Each of these errors traces back to the same root cause: building around model capabilities while missing the customer's buying logic. The strongest vertical AI founders start with the customer's workflow and work backward to the model architecture, and that sequence determines whether a company becomes a category leader or a feature absorbed by the next platform update.
Why Workflow Knowledge Decides Who Wins
The vertical AI companies that endure tend to start from the customer's daily reality rather than the model's capabilities. We've watched companies in vertical AI reach scale fastest when their teams knew the workflow before they knew the model, and that head start shows up in faster sales cycles, stickier products and clearer answers when investors ask what protects the position.
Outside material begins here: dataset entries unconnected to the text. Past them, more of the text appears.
__device__ __forceinline__ float dot2_from_zero(h2 a, h2 k, uint32_t after)
{
    float r;
    asm volatile("v_dot2_f32_f16 %0, %1, %2, 0" : "=v"(r) : "v"(__builtin_bit_cast(uint32_t, a)), "s"(__builtin_bit_cast(uint32_t, k)), "v"(after));
    return r;
}

struct Pairs12 {
    h2 P[12];
};
__device__ __forceinline__ Pairs12 byte_pairs(const Px8 &v)
{
    Pairs12 r;
#pragma unroll
    for (int i = 0; i < 6; i++) {
        r.P[2 * i] = byte_pair_lo(v.d[i]);
        r.P[2 * i + 1] = byte_pair_hi(v.d[i]);
    }
    return r;
}
__device__ __forceinline__ Row8 luma_row(const Pairs12 &pr, bool zero, uint32_t &order)
{
    const h2 *P = pr.P;
    const h2 k_rg = h2{(_Float16)299.0f, (_Float16)587.0f};
    const h2 k_b0 = h2{(_Float16)114.0f, (_Float16)0.0f};
    const h2 k_0r = h2{(_Float16)0.0f, (_Float16)299.0f};
    const h2 k_gb = h2{(_Float16)587.0f, (_Float16)114.0f};
    float vhalf;
    asm("v_mov_b32 %0, 0.5" : "=v"(vhalf));
    h2 packed[4];
#pragma unroll
    for (int pp = 0; pp < 4; pp++) {
        const float n0 = __builtin_amdgcn_fdot2(P[3 * pp], k_rg, dot2_from_zero(P[3 * pp + 1], k_b0, order), false);
        const float n1 = __builtin_amdgcn_fdot2(P[3 * pp + 1], k_0r, dot2_from_zero(P[3 * pp + 2], k_gb, order), false);
        const float y0 = __builtin_fmaf(n0, 0.001f, vhalf), y1 = __builtin_fmaf(n1, 0.001f, vhalf);
        packed[pp] = __builtin_bit_cast(h2, __builtin_amdgcn_cvt_pkrtz(y0, y1));
    }
    order = __builtin_bit_cast(uint32_t, packed[3]);
    Row8 r;
#pragma unroll
    for (int i = 0; i < 4; i++) {
        r.q[i] = packed[i];
        if (zero) r.q[i] = h2_bits(BIASED_ZERO);
    }
    return r;
}
__device__ __forceinline__ Row8 luma_row_gray(const Px8 &v, bool zero, uint32_t &order)
{
    Row8 r;
    r.q[0] = byte_pair_lo(v.d[0]);
    r.q[1] = byte_pair_hi(v.d[0]);
    r.q[2] = byte_pair_lo(v.d[1]);
    r.q[3] = byte_pair_hi(v.d[1]);
#pragma unroll
    for (int i = 0; i < 4; i++)
        if (zero) r.q[i] = h2_bits(BIASED_ZERO);
    order = __builtin_bit_cast(uint32_t, r.q[3]);
    return r;
}
template <int CH = 3>
__device__ __forceinline__ Row8 pack_row(const Px8 &v, bool zero, uint32_t &order)
{
    if (CH == 1) return luma_row_gray(v, zero, order);
    return luma_row(byte_pairs(v), zero, order);
}
__device__ __forceinline__ uint4 row_bits(const Row8 &r)
{
    uint4 u;
    u.x = __builtin_bit_cast(uint32_t, r.q[0]);
    u.y = __builtin_bit_cast(uint32_t, r.q[1]);
    u.z = __builtin_bit_cast(uint32_t, r.q[2]);
    u.w = __builtin_bit_cast(uint32_t, r.q[3]);
    return u;
}
__device__ __forceinline__ Row8 bits_row(const uint4 &u)
{
    Row8 r;
    r.q[0] = __builtin_bit_cast(h2, u.x);
    r.q[1] = __builtin_bit_cast(h2, u.y);
    r.q[2] = __builtin_bit_cast(h2, u.z);
    r.q[3] = __builtin_bit_cast(h2, u.w);
    return r;
}

__device__ __forceinline__ float div_small(float N, float d, float dinv)
{
    const float q0 = N * dinv;
    const float r = __builtin_fmaf(-q0, d, N);
    return __builtin_fmaf(r, dinv, q0);
}

__device__ __forceinline__ void wave_lds_fence() { asm volatile("" ::: "memory"); }

struct Wave {
    uint8_t *lds;
    const uint8_t *img;
    size_t row_stride;
    uint32_t rs32;
    int lane;
    float hs, sum, ring[8];
    uint4 pv;
    float row_d8, row_dinv8;
    float smp[32];
    float smp_last;
    float csum, cring[8];
    float ecs, ering[8];
    float bnew[8];
    rph::TailAcc tail;
    bool want_quality;
};

template <class G>
__device__ __forceinline__ int half_row(int b, int h, int g, int k) { return 64 * b + 4 + (G::NG * 8) * h + 8 * g + k; }

template <class G>
__device__ __forceinline__ void half_offsets(const Wave &w, int b, int s, int h, uint32_t &off0, uint32_t &off_max)
{
    const int c = w.lane & (G::CL - 1), g = w.lane / G::CL;
    const uint32_t col = (uint32_t)(G::SW * s + 8 * c) * (uint32_t)G::CH;
    off0 = (uint32_t)half_row<G>(b, h, g, 0) * w.rs32 + col;
    off_max = 511u * w.rs32 + col;
}
template <int CH>
__device__ __forceinline__ Px8 load_px8_at(const Wave &w, uint32_t off) { return load_px8<CH>(w.img + off); }

template <class G>
__device__ __forceinline__ void half_issue(const Wave &w, int b, int s, int h, Px8 (&pre)[8])
{
    uint32_t off, off_max;
    half_offsets<G>(w, b, s, h, off, off_max);
#pragma unroll
    for (int k = 0; k < 8; k++) {
        pre[k] = load_px8_at<G::CH>(w, off);
        off = off + w.rs32;
        off = off < off_max ? off : off_max;
    }
}

template <class G, bool LAST_BAND>
__device__ __forceinline__ void half_luma(const Wave &w, int b, int h, Px8 (&pre)[8], Row8 (&L)[8], bool has_next, int nb, int ns, int nh)
{
    const int g = w.lane / G::CL;
    uint32_t off, off_max;
    half_offsets<G>(w, nb, ns, nh, off, off_max);
    uint32_t order = 0;
#pragma unroll
    for (int k = 0; k < 8; k++) {
        if (G::CH == 1) {
            const Px8 cur = pre[k];
            if (has_next) pre[k] = load_px8_at<1>(w, off);
            off = off + w.rs32;
            off = off < off_max ? off : off_max;
            L[k] = luma_row_gray(cur, LAST_BAND && (half_row<G>(b, h, g, k) >= 512), order);
            continue;
        }
        const Pairs12 pr = byte_pairs(pre[k]);
        if (has_next) pre[k] = load_px8_at<3>(w, off);
        off = off + w.rs32;
        off = off < off_max ? off : off_max;
        L[k] = luma_row(pr, LAST_BAND && (half_row<G>(b, h, g, k) >= 512), order);
    }
}

template <class G>
__device__ __forceinline__ void half_build(Wave &w, int s, int h, const Row8 (&L)[8])
{
    const int c = w.lane & (G::CL - 1), g = w.lane / G::CL;
    uint8_t *tile = w.lds + G::OFF_TILE;
    uint8_t *xchg = w.lds + G::OFF_XCHG;
    uint8_t *state = w.lds + G::OFF_STATE + (G::SW * s + 8 * c) * 2;

    if (g < G::NG - 1) {
        uint8_t *x = xchg + ((g * 7) * G::CL + c) * 16;
#pragma unroll
        for (int k = 1; k < 8; k++) *reinterpret_cast<uint4 *>(x + (k - 1) * (G::CL * 16)) = row_bits(L[k]);
    }
    wave_lds_fence();
    Row8 hist[7];
    {
        const uint8_t *hp = (g == 0) ? state : xchg + (((g - 1) * 7) * G::CL + c) * 16;
        const int stride = (g == 0) ? 1024 : G::CL * 16;
#pragma unroll
        for (int j = 0; j < 7; j++) hist[j] = bits_row(*reinterpret_cast<const uint4 *>(hp + j * stride));
    }
    wave_lds_fence();
    if (g == G::NG - 1) {
#pragma unroll
        for (int k = 1; k < 8; k++) *reinterpret_cast<uint4 *>(state + (k - 1) * 1024) = row_bits(L[k]);
    }
    const int row0 = (G::NG * 8) * h + 8 * g;
    Row8 v;
#pragma unroll
    for (int i = 0; i < 4; i++) {
        const h2 two_bias = h2{(_Float16)2048.0f, (_Float16)2048.0f};
        h2 a = hist[0].q[i] + (hist[1].q[i] - two_bias);
        h2 bb = hist[2].q[i] + (hist[3].q[i] - two_bias);
        h2 cc = hist[4].q[i] + (hist[5].q[i] - two_bias);
        h2 dd = hist[6].q[i] + (L[0].q[i] - two_bias);
        v.q[i] = (a + bb) + (cc + dd);
    }
    *reinterpret_cast<uint4 *>(tile + (row0 + 0) * G::TILE_PITCH + 16 * c) = row_bits(v);
#pragma unroll
    for (int m = 1; m < 8; m++) {
#pragma unroll
        for (int i = 0; i < 4; i++) v.q[i] = (v.q[i] - hist[m - 1].q[i]) + L[m].q[i];
        *reinterpret_cast<uint4 *>(tile + (row0 + m) * G::TILE_PITCH + 16 * c) = row_bits(v);
    }
    wave_lds_fence();
}

__device__ __forceinline__ uint32_t h2_diff(uint32_t cur, uint32_t prev)
{
    return __builtin_bit_cast(uint32_t, __builtin_bit_cast(h2, cur) - __builtin_bit_cast(h2, prev));
}
template <int HI>
__device__ __forceinline__ float hs_step(float hs, uint32_t packed)
{
    float r;
    if (HI)
        asm("v_fma_mix_f32 %0, %1, 1.0, %2 op_sel:[1,0,0] op_sel_hi:[1,0,0]" : "=v"(r) : "v"(packed), "v"(hs));
    else
        asm("v_fma_mix_f32 %0, %1, 1.0, %2 op_sel:[0,0,0] op_sel_hi:[1,0,0]" : "=v"(r) : "v"(packed), "v"(hs));
    return r;
}
template <int HI>
__device__ __forceinline__ float hs_sub(float hs, uint32_t packed)
{
    float r;
    if (HI)
        asm("v_fma_mix_f32 %0, %1, -1.0, %2 op_sel:[1,0,0] op_sel_hi:[1,0,0]" : "=v"(r) : "v"(packed), "v"(hs));
    else
        asm("v_fma_mix_f32 %0, %1, -1.0, %2 op_sel:[0,0,0] op_sel_hi:[1,0,0]" : "=v"(r) : "v"(packed), "v"(hs));
    return r;
}

template <int E>
__device__ __forceinline__ void row_step(Wave &w, float in2)
{
    constexpr int slot = (E + 4) & 7;
    w.sum = w.sum + in2;
    w.sum = w.sum - w.ring[slot];
    w.ring[slot] = in2;
}

template <bool EDGE_ROWS>
__device__ __forceinline__ float pass1_value(const Wave &w, float hs)
{
    if (EDGE_ROWS) return div_small(hs, w.row_d8, w.row_dinv8);
    return hs;
}

template <class G, bool EDGE_ROWS, bool FIRST, bool LAST>
__device__ __forceinline__ void scan_strip(Wave &w)
{
    const int r = w.lane;
    const uint8_t *tp = w.lds + G::OFF_TILE + r * G::TILE_PITCH;
    const float *edge = reinterpret_cast<const float *>(w.lds + G::OFF_EDGE);
    float fresh[G::NOCT];
#pragma unroll
    for (int q = 0; q < G::NOCT; q++) {
        const uint4 cur = *reinterpret_cast<const uint4 *>(tp + 16 * q);
        const uint32_t dq[4] = {h2_diff(cur.x, w.pv.x), h2_diff(cur.y, w.pv.y), h2_diff(cur.z, w.pv.z), h2_diff(cur.w, w.pv.w)};
        const bool first_octet = FIRST && q == 0;
        float e0 = 0.f, e1 = 0.f, e2 = 0.f;
        if (first_octet) {
            e0 = edge[0 * 64 + r];
            e1 = edge[1 * 64 + r];
            e2 = edge[2 * 64 + r];
        }
#define RPH_STEP(E)                                                              \
    {                                                                            \
        w.hs = hs_step<(E) & 1>(w.hs, dq[(E) >> 1]);                             \
        float in2 = pass1_value<EDGE_ROWS>(w, w.hs);                             \
        if (first_octet && (E) == 4) in2 = e0;                                   \
        if (first_octet && (E) == 5) in2 = e1;                                   \
        if (first_octet && (E) == 6) in2 = e2;                                   \
        if (!(first_octet && (E) < 4)) row_step<E>(w, in2);  \
    }
        RPH_STEP(0) RPH_STEP(1) RPH_STEP(2) RPH_STEP(3) RPH_STEP(4)
        fresh[q] = w.sum * 0.125f;
        RPH_STEP(5) RPH_STEP(6) RPH_STEP(7)
#undef RPH_STEP
        w.pv = cur;
    }
    if (LAST) {
        const float e3 = edge[3 * 64 + r], e4 = edge[4 * 64 + r], e5 = edge[5 * 64 + r];
        w.hs = hs_sub<0>(w.hs, w.pv.x); row_step<0>(w, e3);
        w.hs = hs_sub<1>(w.hs, w.pv.x); row_step<1>(w, e4);
        w.hs = hs_sub<0>(w.hs, w.pv.y); row_step<2>(w, e5);
        w.hs = hs_sub<1>(w.hs, w.pv.y);
        {
            const float in511 = (EDGE_ROWS ? div_small(w.hs, w.row_d8, w.row_dinv8) : w.hs) * 2.0f;
            row_step<3>(w, in511);
        }
        w.sum = w.sum - w.ring[0];
        w.smp_last = w.sum / 7.0f;
    }
#pragma unroll
    for (int i = 0; i < 32 - G::NOCT; i++) w.smp[i] = w.smp[i + G::NOCT];
#pragma unroll
    for (int q = 0; q < G::NOCT; q++) w.smp[32 - G::NOCT + q] = fresh[q];
}

__device__ __forceinline__ void scan_reset(Wave &w, int b)
{
    w.hs = 0.f;
    w.sum = 0.f;
#pragma unroll
    for (int i = 0; i < 8; i++) w.ring[i] = 0.f;
    w.pv = make_uint4(0, 0, 0, 0);
    const int y = 64 * b + w.lane;
    const int lo = y - 3 < 0 ? 0 : y - 3, hi = y + 4 > 511 ? 511 : y + 4;
    const float d = (float)(hi - lo + 1);
    w.row_d8 = d * 0.125f;
    w.row_dinv8 = (1.0f / d) * 8.0f;
}

template <class G, bool NEXT_EDGE = false>
__device__ __forceinline__ void col_pass(Wave &w, int b, bool second_half, Px8 (*epx)[2] = nullptr)
{
    float *tb = reinterpret_cast<float *>(w.lds + G::OFF_TILE);
#pragma unroll
    for (int t = 0; t < 32; t++) tb[w.lane * SAMP_PITCH + t] = w.smp[t];
    tb[w.lane * SAMP_PITCH + 32] = w.smp_last;
    if (NEXT_EDGE) edge_band_issue<G>(w, b + 1, *epx);
    wave_lds_fence();
    const bool active = second_half ? (w.lane >= 31) : (w.lane < 31);
    if (active) {
        float *park = reinterpret_cast<float *>(w.lds + G::OFF_PARK_C) + w.lane;
        if (G::PARK) {
            w.csum = park[0];
#pragma unroll
            for (int e = 0; e < 8; e++) w.cring[e] = park[64 * (e + 1)];
        }
        const float *samp = tb + (second_half ? w.lane - 31 : w.lane + 1);
#pragma unroll
        for (int u = 0; u < 8; u++) {
            float in[8];
#pragma unroll
            for (int e = 0; e < 8; e++) in[e] = samp[(8 * u + e) * SAMP_PITCH];
#pragma unroll
            for (int e = 0; e < 8; e++) {
                w.csum = w.csum + in[e];
                w.csum = w.csum - w.cring[e];
                w.cring[e] = in[e];
                if (e == 0) w.bnew[u] = w.csum * (0.125f * 0.015625f);
            }
        }
        if (G::PARK) {
            park[0] = w.csum;
#pragma unroll
            for (int e = 0; e < 8; e++) park[64 * (e + 1)] = w.cring[e];
        }
    }
    wave_lds_fence();
}

template <int CH>
__device__ __forceinline__ void edge_issue(const Wave &w, int y, Px8 (&e)[2])
{
    const int yc = y > 511 ? 511 : y;
    e[0] = load_px8<CH>(w.img + (size_t)yc * w.row_stride);
    e[1] = load_px8<CH>(w.img + (size_t)yc * w.row_stride + 504 * CH);
}
__device__ __forceinline__ void edge_values(const float (&l)[8], const float (&r)[8], bool live, float (&rv)[6])
{
    const float r0 = (((l[0] + l[1]) + l[2]) + l[3]) + l[4];
    const float r1 = r0 + l[5];
    const float r2 = r1 + l[6];
    const float q510 = (((r[3] + r[4]) + r[5]) + r[6]) + r[7];
    const float q509 = q510 + r[2];
    const float q508 = q509 + r[1];
    rv[0] = div_small(r0 * 64.0f, 5.0f, 1.0f / 5.0f);
    rv[1] = div_small(r1 * 64.0f, 6.0f, 1.0f / 6.0f);
    rv[2] = div_small(r2 * 64.0f, 7.0f, 1.0f / 7.0f);
    rv[3] = div_small(q508 * 64.0f, 7.0f, 1.0f / 7.0f);
    rv[4] = div_small(q509 * 64.0f, 6.0f, 1.0f / 6.0f);
    rv[5] = div_small(q510 * 64.0f, 5.0f, 1.0f / 5.0f);
    if (!live) {
#pragma unroll
        for (int k = 0; k < 6; k++) rv[k] = 0.f;
    }
}
template <int CH>
__device__ __forceinline__ void edge_compute(const Px8 (&e)[2], bool live, float (&rv)[6])
{
    float l[8], r[8];
    luma8<CH>(e[0], l);
    luma8<CH>(e[1], r);
    edge_values(l, r, live, rv);
}
template <int CH>
__device__ __forceinline__ void edge_rowvals(const Wave &w, int y, bool live, float (&rv)[6])
{
    Px8 e[2];
    edge_issue<CH>(w, y, e);
    edge_compute<CH>(e, live, rv);
}

template <class G>
__device__ __forceinline__ void edge_prologue(Wave &w)
{
    float *edge = reinterpret_cast<float *>(w.lds + G::OFF_EDGE);
    float rv[6];
    {
        const uint8_t *row = w.lds + G::OFF_STATE + (3 + (w.lane & 3)) * 1024;
        const h8 hl = *reinterpret_cast<const h8 *>(row), hr = *reinterpret_cast<const h8 *>(row + 504 * 2);
        float l[8], r[8];
#pragma unroll
        for (int i = 0; i < 8; i++) {
            l[i] = (float)hl[i] - 1024.0f;
            r[i] = (float)hr[i] - 1024.0f;
        }
        edge_values(l, r, true, rv);
    }
    if (w.lane < 4) {
#pragma unroll
        for (int k = 0; k < 6; k++) edge[k * 64 + w.lane] = rv[k];
    }
    wave_lds_fence();
    w.ecs = 0.f;
#pragma unroll
    for (int i = 0; i < 8; i++) w.ering[i] = 0.f;
    if (w.lane < 6) {
#pragma unroll
        for (int t = 0; t < 4; t++) {
            const float v = edge[w.lane * 64 + t];
            w.ecs = w.ecs + v;
            w.ering[t] = v;
        }
        if (G::PARK) {
            float *park = reinterpret_cast<float *>(w.lds + G::OFF_PARK_E) + w.lane;
            park[0] = w.ecs;
#pragma unroll
            for (int i = 0; i < 8; i++) park[6 * (i + 1)] = w.ering[i];
        }
    }
    wave_lds_fence();
}

template <class G>
__device__ __forceinline__ void edge_band_issue(const Wave &w, int b, Px8 (&epx)[2]) { edge_issue<G::CH>(w, 64 * b + 4 + w.lane, epx); }

template <class G, int KIND>
__device__ __forceinline__ void edge_band(Wave &w, int b, const Px8 (&epx)[2])
{
    float *edge = reinterpret_cast<float *>(w.lds + G::OFF_EDGE);
    {
        float rv[6];
        const int y = 64 * b + 4 + w.lane;
        edge_compute<G::CH>(epx, y < 512, rv);
#pragma unroll
        for (int k = 0; k < 6; k++) edge[k * 64 + w.lane] = rv[k];
    }
    wave_lds_fence();
    if (w.lane < 6) {
        float *mine = edge + w.lane * 64;
        float *park = reinterpret_cast<float *>(w.lds + G::OFF_PARK_E) + w.lane;
        if (G::PARK) {
            w.ecs = park[0];
#pragma unroll
            for (int i = 0; i < 8; i++) w.ering[i] = park[6 * (i + 1)];
        }
#pragma unroll 1
        for (int u = 0; u < 8; u++) {
            float in[8], out[8];
#pragma unroll
            for (int e = 0; e < 8; e++) in[e] = mine[8 * u + e];
#pragma unroll
            for (int e = 0; e < 8; e++) {
                constexpr int dummy = 0;
                (void)dummy;
                const int slot = (e + 4) & 7;
                const bool add = !(KIND == 2 && u == 7 && e >= 4);
                if (add) w.ecs = w.ecs + in[e];
                w.ecs = w.ecs - w.ering[slot];
                w.ering[slot] = in[e];
                float o;
                if (KIND == 0 && u == 0 && e < 3)
                    o = w.ecs / (float)(5 + e);
                else if (KIND == 2 && u == 7 && e >= 4)
                    o = w.ecs / (float)(11 - e);
                else
                    o = w.ecs * 0.125f;
                out[e] = o;
            }
#pragma unroll
            for (int e = 0; e < 8; e++) mine[8 * u + e] = out[e];
        }
        if (G::PARK) {
            park[0] = w.ecs;
#pragma unroll
            for (int i = 0; i < 8; i++) park[6 * (i + 1)] = w.ering[i];
        }
    }
    wave_lds_fence();
}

Founders who carry that kind of domain fluency rarely have to convince a buyer the tool was built for them.
If you're an early stage founder looking for early stage partnership, reach out to us to see if we'd be a good fit.
Frequently Asked Questions About Vertical AI
What makes vertical AI different from vertical SaaS?
Vertical SaaS brought cloud software tailored to specific industries. The AI generation takes the same industry-specific approach and adds capabilities that previous software waves couldn't deliver, particularly in language-heavy, multi-modal workflows. These products feel less like software and more like added operating capacity for the people using them.
How do vertical AI companies defend against big tech expansion?
The strongest vertical AI companies own three things big tech struggles to replicate quickly: proprietary industry data that can't be scraped from the open web, deep workflow integration that outlasts any single underlying model and regulatory expertise that takes years of institutional relationship-building to develop. Founders who combine all three create a position that remains strong even as foundation models improve. Big tech can ship a general feature overnight. Replicating years of domain-specific workflow data and institutional relationships takes much longer.
What traction do investors expect from vertical AI startups at Series A?
The traction bar for vertical AI companies raising a Series A continues to rise, with investors looking for clear revenue traction and a demonstrated ability to accelerate from there. Founders also need to articulate what protects their position, whether in proprietary data, workflow embedding or deep product integration, rather than leading with model architecture alone. Investors increasingly discount model differentiation on its own and look for evidence that the product has become embedded in customer workflows.
Do vertical AI startups need to build their own models?
Using AI models as a service lets you move quickly with a small team and swap model providers as the market changes. Some founders argue that training from scratch protects their position through proprietary product data, but that approach requires significantly higher capital and a less nimble product team. Your choice depends on whether your advantage comes from the model itself or from the data, workflow and domain expertise wrapped around it.